Book review: Collected Poems 1909 – 1962, T.S. Eliot (1974)

I happened to come across a tweet containing a quote from one of Eliot’s ‘Four Quartets’ the other day and I thought it sounded interesting so I picked up this edition of his poetry when I went to Abbey’s in the city the other day. I had never read much of Eliot before this.

Eliot of course won the Nobel Prize for Literature in 1948, after the ‘Four Quartets’ were published, so presumably the prize was given to him in consideration of his entire career. The ‘Four Quartets’ themselves are dated between 1935 and 1942 but they are a disappointment. Techniques that he had used before such as repetition and variation on visible tropes are used to excess in these poems. They are not very good. His earlier stuff is better but it’s only in snippets that the power emerges. The whole is generally not very strong. He uses collage well to create suggestive textures in his little stories but the narrative arc is never very robust and you mainly get a set of broken bits and pieces that can have some force when taken in isolation. I think Eliot was himself aware of this failing because he seems to rely on the collage technique very heavily in all of his poems, especially he early ones.

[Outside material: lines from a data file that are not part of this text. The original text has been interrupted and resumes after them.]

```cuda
enum { R3_STAGE_TRIANGLE_TEST = 0, R3_STAGE_RASTER_SETUP_COLOUR, R3_STAGE_RASTER_SETUP_DEPTH, R3_STAGE_RASTER_BANDS, R3_STAGE_RESOLVE, R3_STAGE_SORT,
       R3_STAGE_CULL_BAKE, R3_STAGE_TRIANGLE_COMPACT, R3_STAGE_COUNT };
struct r3_stage_timer {
    bool enabled = false;
    std::vector<cudaEvent_t> pool;
    std::vector<int> stage_of;
    size_t used = 0;
};
constexpr int R3_MAX_EXCHANGE_RANKS = 16;
constexpr int R3_EXCHANGE_SLOTS = 4;
constexpr uint32_t R3_PEER_KINDS = 4;
struct r3_peer_state {
// ... 9 lines not shown
struct r3_camera {
    bool header_set = false;
    r3_camera_header header{};
    r3_object_matrices* d_matrices = nullptr; uint32_t matrices_cap = 0;
    uint32_t* d_visible = nullptr; uint32_t visible_cap = 0;
    uint32_t* d_visible_count = nullptr;
    unsigned long long* d_tile_state = nullptr; uint32_t tile_state_cap = 0;
    uint32_t* d_words = nullptr; uint32_t words_set = 0;
    uint32_t* d_gathered = nullptr; uint32_t ex_ranks = 0, ex_rank = 0, ex_words_per_rank = 0; bool ex_connected = false;
    uint32_t* ex_peers[R3_MAX_EXCHANGE_RANKS] = {};
    uint32_t ex_epoch = 0, ex_objects = 0; uint32_t* d_ex_done = nullptr;
    cudaEvent_t ex_cull_done[R3_EXCHANGE_SLOTS] = {}, ex_merge_done[R3_EXCHANGE_SLOTS] = {}; bool ex_merge_pending[R3_EXCHANGE_SLOTS] = {}; uint32_t ex_consumed[R3_EXCHANGE_SLOTS] = {};
    uint32_t* d_global_visible = nullptr; uint64_t global_visible_cap = 0; uint32_t* d_merge_counts = nullptr; uint64_t merge_counts_cap = 0;
    int visible_count_host = -1;
    r3_jobs jobs[2]; int cur = 0;
    int batching_path = 0;
    uint64_t gsort_epoch_used = ~0ull;
    bool has_draw_call_set = false; int cache_idx = -1;
    std::vector<uint32_t> prev_invocation;
    uint32_t* d_prev_inv[2] = {nullptr, nullptr}; uint32_t prev_inv_cap = 0; int prev_inv_cur = 0;
    unsigned long long* d_sort_keys[2] = {nullptr, nullptr}; uint64_t sort_keys_cap = 0, sort_keys_cap2 = 0;
    uint32_t* d_sort_hist = nullptr; uint64_t sort_hist_cap = 0;
    uint32_t* d_batch_tmp = nullptr; uint64_t batch_tmp_cap = 0;
    r3_iobuf index_buffer, draw_call_buffer, results_buffer;
    uint32_t* d_resid_bits = nullptr; uint64_t resid_bits_cap = 0;
    unsigned long long* d_word_scan = nullptr; uint64_t word_scan_cap = 0;
    unsigned long long* d_block_sums = nullptr; uint64_t block_sums_cap = 0;
};

struct r3_anim_state;
struct r3_deform_state;
struct r3_variant_state;

struct r3_tri_record { float xyw[3][3]; uint32_t object_id; uint32_t vid[3]; uint32_t _pad[3]; };
static_assert(sizeof(r3_tri_record) == 64, "triangle record");

struct r3_ctx {
    int device = 0;
    cudaStream_t stream = nullptr;
    cudaStream_t side_stream = nullptr;
    std::string err;
    uint64_t launches = 0;
    bool coop_launch_ok = false;
    int sm_count = 1;
    r3_object* d_objects = nullptr; uint32_t n_slots = 0, objects_cap = 0; bool objects_borrowed = false;
    float4* d_hot_xyz = nullptr; float4* d_hot_w = nullptr; float4* d_hot_sphere = nullptr; uint32_t* d_enabled_bits = nullptr; uint32_t* d_affine_bits = nullptr;
    float* d_hot_radius = nullptr; uint32_t* d_centre_bits = nullptr;
    uint64_t hot_cap = 0; bool hot_valid = false;
    std::vector<uint64_t> sort_key; std::vector<uint8_t> sort_flags; std::vector<float> sort_loc;
    uint32_t* d_live_bits = nullptr; uint32_t live_bits_cap = 0; bool have_live = false;
    uint8_t* d_sort_key8 = nullptr; float* d_sort_loc = nullptr; uint32_t sort_dev_cap = 0; bool gpu_batching_ok = false;
    float4* d_mesh_spheres = nullptr; uint32_t n_mesh_spheres = 0, mesh_spheres_cap = 0;
    bool locations_moved = false;
    uint32_t sort_live_blend = 0, sort_wide_keys = 0;
    uint32_t sort_blend_slots = 0;
    bool presence_on_device = false;
    bool variants_on_device = false, variant_key2 = false, variant_wide_key = false;
    unsigned long long* d_gsort_keys[2] = {nullptr, nullptr}; uint64_t gsort_cap[2] = {0, 0}; uint32_t* d_gsort_hist = nullptr; uint64_t gsort_hist_cap = 0;
    uint32_t* d_gsort_header = nullptr; int gsort_src = 0; uint32_t gsort_n = 0; bool gsort_valid = false; float gsort_loc[3] = {0, 0, 0};
    uint64_t gsort_epoch = 0, gsort_sorted_epoch = ~0ull; uint32_t gsort_cameras_this_epoch = 0, gsort_cameras_last_epoch = 0;
    uint64_t max_total_invocations = 0, max_object_invocations = 0; bool max_invocations_valid = false;
    uint32_t* d_invocation_floor = nullptr; uint32_t n_invocation_floor = 0, invocation_floor_cap = 0;
    uint32_t* d_mesh = nullptr; uint64_t mesh_words = 0, mesh_cap = 0;
    r3_material* d_materials = nullptr; uint32_t n_materials = 0, materials_cap = 0;
    bool has_skybox = false; r3_texture_desc sky_desc{}; uint8_t* d_sky_texels = nullptr; uint64_t sky_cap = 0;
    r3_texture_desc* d_tex_descs = nullptr; uint32_t n_textures = 0, tex_descs_cap = 0; uint8_t* d_texels = nullptr; uint64_t texels_cap = 0, texel_bytes = 0;
    r3_directional_light* d_dir = nullptr; uint32_t n_dir = 0, dir_cap = 0;
    r3_directional_light_source* d_light_src = nullptr; r3_camera_header* d_shadow_cams = nullptr;
    std::vector<r3_directional_light_source> light_src;
    bool light_src_set = false, shadow_cams_evaluated = false; uint32_t light_src_left_handed = 0;
    uint8_t* d_point = nullptr; uint64_t point_bytes_cap = 0; uint32_t point_capacity = 0;
    r3_point_light_source* d_point_src = nullptr; uint8_t* d_point_live = nullptr; uint32_t point_handles = 0, point_src_cap = 0, point_live_cap = 0;
// ... 156 lines not shown
```

### rend3_b200/csrc/r3_ctx.cu

```cuda
#include <algorithm>
#include <cstdio>
#include <cstdlib>
#include <cstring>
#include <new>

#include "r3_common.cuh"

int r3_fail(r3_ctx* c, int code, const char* msg) {
    if (c) c->err = msg;
    return code;
}
int r3_cuda_fail(r3_ctx* c, cudaError_t e, const char* where) {
    if (c) {
        c->err = std::string(where) + ": " + cudaGetErrorString(e);
    }
    cudaGetLastError();
    return e == cudaErrorMemoryAllocation ? R3_E_OOM : R3_E_CUDA;
}

int r3_reserve(r3_ctx* c, void** ptr, uint64_t* cap, uint64_t need, size_t elem, bool keep, bool zero_new) {
    if (*ptr && *cap >= need) return R3_OK;
    uint64_t ncap = need < 16 ? 16 : need;
    void* n = nullptr;
    R3_CUDA(c, cudaMalloc(&n, ncap * elem));
    if (zero_new) R3_CUDA(c, cudaMemsetAsync(n, 0, ncap * elem, c->stream));
    if (*ptr) {
        if (keep && *cap) R3_CUDA(c, cudaMemcpyAsync(n, *ptr, *cap * elem, cudaMemcpyDeviceToDevice, c->stream));
        R3_CUDA(c, r3_stream_sync(c));
        cudaFree(*ptr);
    }
    *ptr = n;
    *cap = ncap;
    return R3_OK;
}

R3_EXPORT uint32_t r3_abi_version(void) { return R3_ABI_VERSION; }

R3_EXPORT int r3_ctx_create(int device, r3_ctx** out) {
    if (!out) return R3_E_INVALID;
    *out = nullptr;
    int count = 0;
    cudaError_t e = cudaGetDeviceCount(&count);
    if (e != cudaSuccess || count == 0 || device < 0 || device >= count) {
        cudaGetLastError();
        return R3_E_NO_DEVICE;
    }
    r3_ctx* c = new (std::nothrow) r3_ctx();
    if (!c) return R3_E_OOM;
    c->device = device;
    int prio_least = 0, prio_greatest = 0;
    if (cudaSetDevice(device) == cudaSuccess) cudaDeviceGetStreamPriorityRange(&prio_least, &prio_greatest);
    if (cudaSetDevice(device) != cudaSuccess || cudaStreamCreateWithPriority(&c->stream, cudaStreamNonBlocking, prio_greatest) != cudaSuccess) {
        delete c;
        cudaGetLastError();
        return R3_E_CUDA;
    }
    { int coop = 0; cudaDeviceGetAttribute(&coop, cudaDevAttrCooperativeLaunch, device); c->coop_launch_ok = coop != 0; }
    if (cudaDeviceGetAttribute(&c->sm_count, cudaDevAttrMultiProcessorCount, device) != cudaSuccess || c->sm_count < 1) { cudaStreamDestroy(c->stream); delete c; cudaGetLastError(); return R3_E_CUDA; }
    if (cudaMalloc((void**)&c->d_stats, 8 * sizeof(unsigned long long)) != cudaSuccess) { delete c; return R3_E_OOM; }
    cudaMemsetAsync(c->d_stats, 0, 64, c->stream);
    c->point_bytes_cap = 16 + 16 * sizeof(r3_point_light);
    if (cudaMalloc((void**)&c->d_point, c->point_bytes_cap) != cudaSuccess) { cudaFree(c->d_stats); delete c; return R3_E_OOM; }
    cudaMemsetAsync(c->d_point, 0, c->point_bytes_cap, c->stream);
    *out = c;
    return R3_OK;
}

static void free_jobs(r3_jobs& j) { cudaFree(j.d_batches); cudaFree(j.d_regions); cudaFree(j.d_region_first_inv); cudaFree(j.d_header); }

R3_EXPORT int r3_ctx_destroy(r3_ctx* c) {
    if (!c) return R3_E_INVALID;
    cudaSetDevice(c->device);
    r3_stream_sync(c);
    if (c->side_stream) cudaStreamSynchronize(c->side_stream);
    r3_peer_destroy(c);
    r3_anim_destroy(c);
    r3_deform_destroy(c);
    r3_variants_destroy(c);
    if (!c->objects_borrowed) cudaFree(c->d_objects);
    cudaFree(c->d_hot_xyz); cudaFree(c->d_hot_w); cudaFree(c->d_hot_sphere); cudaFree(c->d_enabled_bits); cudaFree(c->d_affine_bits); cudaFree(c->d_hot_radius); cudaFree(c->d_centre_bits); cudaFree(c->d_tex_descs); cudaFree(c->d_texels); cudaFree(c->d_sky_texels);
    cudaFree(c->d_sort_key8); cudaFree(c->d_sort_loc); cudaFree(c->d_gsort_keys[0]); cudaFree(c->d_gsort_keys[1]); cudaFree(c->d_gsort_hist); cudaFree(c->d_gsort_header);
    cudaFree(c->d_mesh_spheres); cudaFree(c->d_live_bits); cudaFree(c->d_mesh); cudaFree(c->d_materials); cudaFree(c->d_dir); cudaFree(c->d_point);
    cudaFree(c->d_light_mats); cudaFree(c->d_atlas); cudaFree(c->d_light_src); cudaFree(c->d_shadow_cams); cudaFree(c->d_point_src); cudaFree(c->d_point_live);
    for (auto& k : c->cams) {
        cudaFree(k.d_matrices); cudaFree(k.d_visible); cudaFree(k.d_visible_count); cudaFree(k.d_tile_state);
        if (k.d_gathered) {
            for (uint32_t r = 0; r < k.ex_ranks; ++r)
                if (k.ex_connected && r != k.ex_rank && k.ex_peers[r]) cudaIpcCloseMemHandle(k.ex_peers[r]);
            cudaFree(k.d_gathered);
        }
        cudaFree(k.d_ex_done); cudaFree(k.d_global_visible); cudaFree(k.d_merge_counts);
        for (int q = 0; q < R3_EXCHANGE_SLOTS; ++q) { if (k.ex_cull_done[q]) cudaEventDestroy(k.ex_cull_done[q]); if (k.ex_merge_done[q]) cudaEventDestroy(k.ex_merge_done[q]); }
        free_jobs(k.jobs[0]); free_jobs(k.jobs[1]);
        cudaFree(k.index_buffer.d); cudaFree(k.draw_call_buffer.d); cudaFree(k.results_buffer.d);
        cudaFree(k.d_resid_bits); cudaFree(k.d_word_scan); cudaFree(k.d_block_sums);
        cudaFree(k.d_prev_inv[0]); cudaFree(k.d_prev_inv[1]); cudaFree(k.d_sort_keys[0]); cudaFree(k.d_sort_keys[1]); cudaFree(k.d_sort_hist); cudaFree(k.d_batch_tmp);
    }
    cudaFree(c->d_vis); cudaFree(c->d_hdr32); cudaFree(c->d_hdr16); cudaFree(c->d_depth); cudaFree(c->d_ldr);
    for (float* p : c->d_hiz) cudaFree(p);
    cudaFree(c->d_hiz_ptrs); cudaFree(c->d_hiz_dims);
    cudaFree(c->d_tris[0]); cudaFree(c->d_tris[1]); cudaFree(c->d_tris[2]); cudaFree(c->d_tris[3]); cudaFree(c->d_stats); cudaFree(c->d_scratch);
    cudaFree(c->d_frag_heads); cudaFree(c->d_frag_nodes);
    for (cudaEvent_t e : c->timer.pool) cudaEventDestroy(e);
    for (auto& x : c->frame_exec) if (x) cudaGraphExecDestroy(x);
    if (c->side_stream) cudaStreamDestroy(c->side_stream);
    cudaStreamDestroy(c->stream);
    delete c;
    return R3_OK;
}
R3_EXPORT const char* r3_last_error(const r3_ctx* c) { return c ? c->err.c_str() : "null context"; }
R3_EXPORT int r3_sync(r3_ctx* c) {
    if (!c) return R3_E_INVALID;
    cudaSetDevice(c->device);
    R3_CUDA(c, r3_stream_sync(c));
    if (c->side_stream) R3_CUDA(c, cudaStreamSynchronize(c->side_stream));
    return R3_OK;
}
R3_EXPORT int r3_get_stream(r3_ctx* c, void** s) {
    if (!c || !s) return R3_E_INVALID;
    *s = (void*)c->stream;
    return R3_OK;
}
R3_EXPORT int r3_launch_count(r3_ctx* c, uint64_t* n) {
    if (!c || !n) return R3_E_INVALID;
    *n = c->launches;
    return R3_OK;
}
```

Collage of course had been used heavily by the Cubist painters since before WWI. The Italian Futurists took it up at about the same time for use in their poetry. In Eliot you get onomatopoeia used for dramatic effect in some poems in much the same way the Futurists had done it in Italy: sounds of a tap dripping, for example. The Surrealist painters had also used collage in the 1920s to create the effects they sought, especially in order to destabilise perception and get the viewer to look at ordinary things with fresh eyes.

It’s touch and go whether Eliot deserved the Nobel. I think on the strength of this work he would not be able to win it these days, but there are insights in the early work touching on modern anxieties about decay and destruction that have force.

This collection was published by Faber & Faber, where Eliot had worked for much of his working life.

I had also ordered a copy of the Norton critical edition of Wordsworth’s ‘The Prelude’ which I picked up at the same time. The Wordsworth book was necessary because the Kindle edition of ‘The Prelude’ from Penguin that I had bought turned out to be a complete dud. Because the poem was written in different years – it was started in 1799 and a longer version was written by 1805, then a final version was produced by the poet just before his death in 1850 – the Kindle version intersperses different parts of the edit within the complete poem, meaning that you are constantly coming across repetitions of the same lines (with small changes). It makes no sense to do it this way. The Norton edition I had owned previously had gone missing when mum died two years ago, and I had not kept it in my library. This is the only way to read this poem: side by side 1805 and 1850 versions.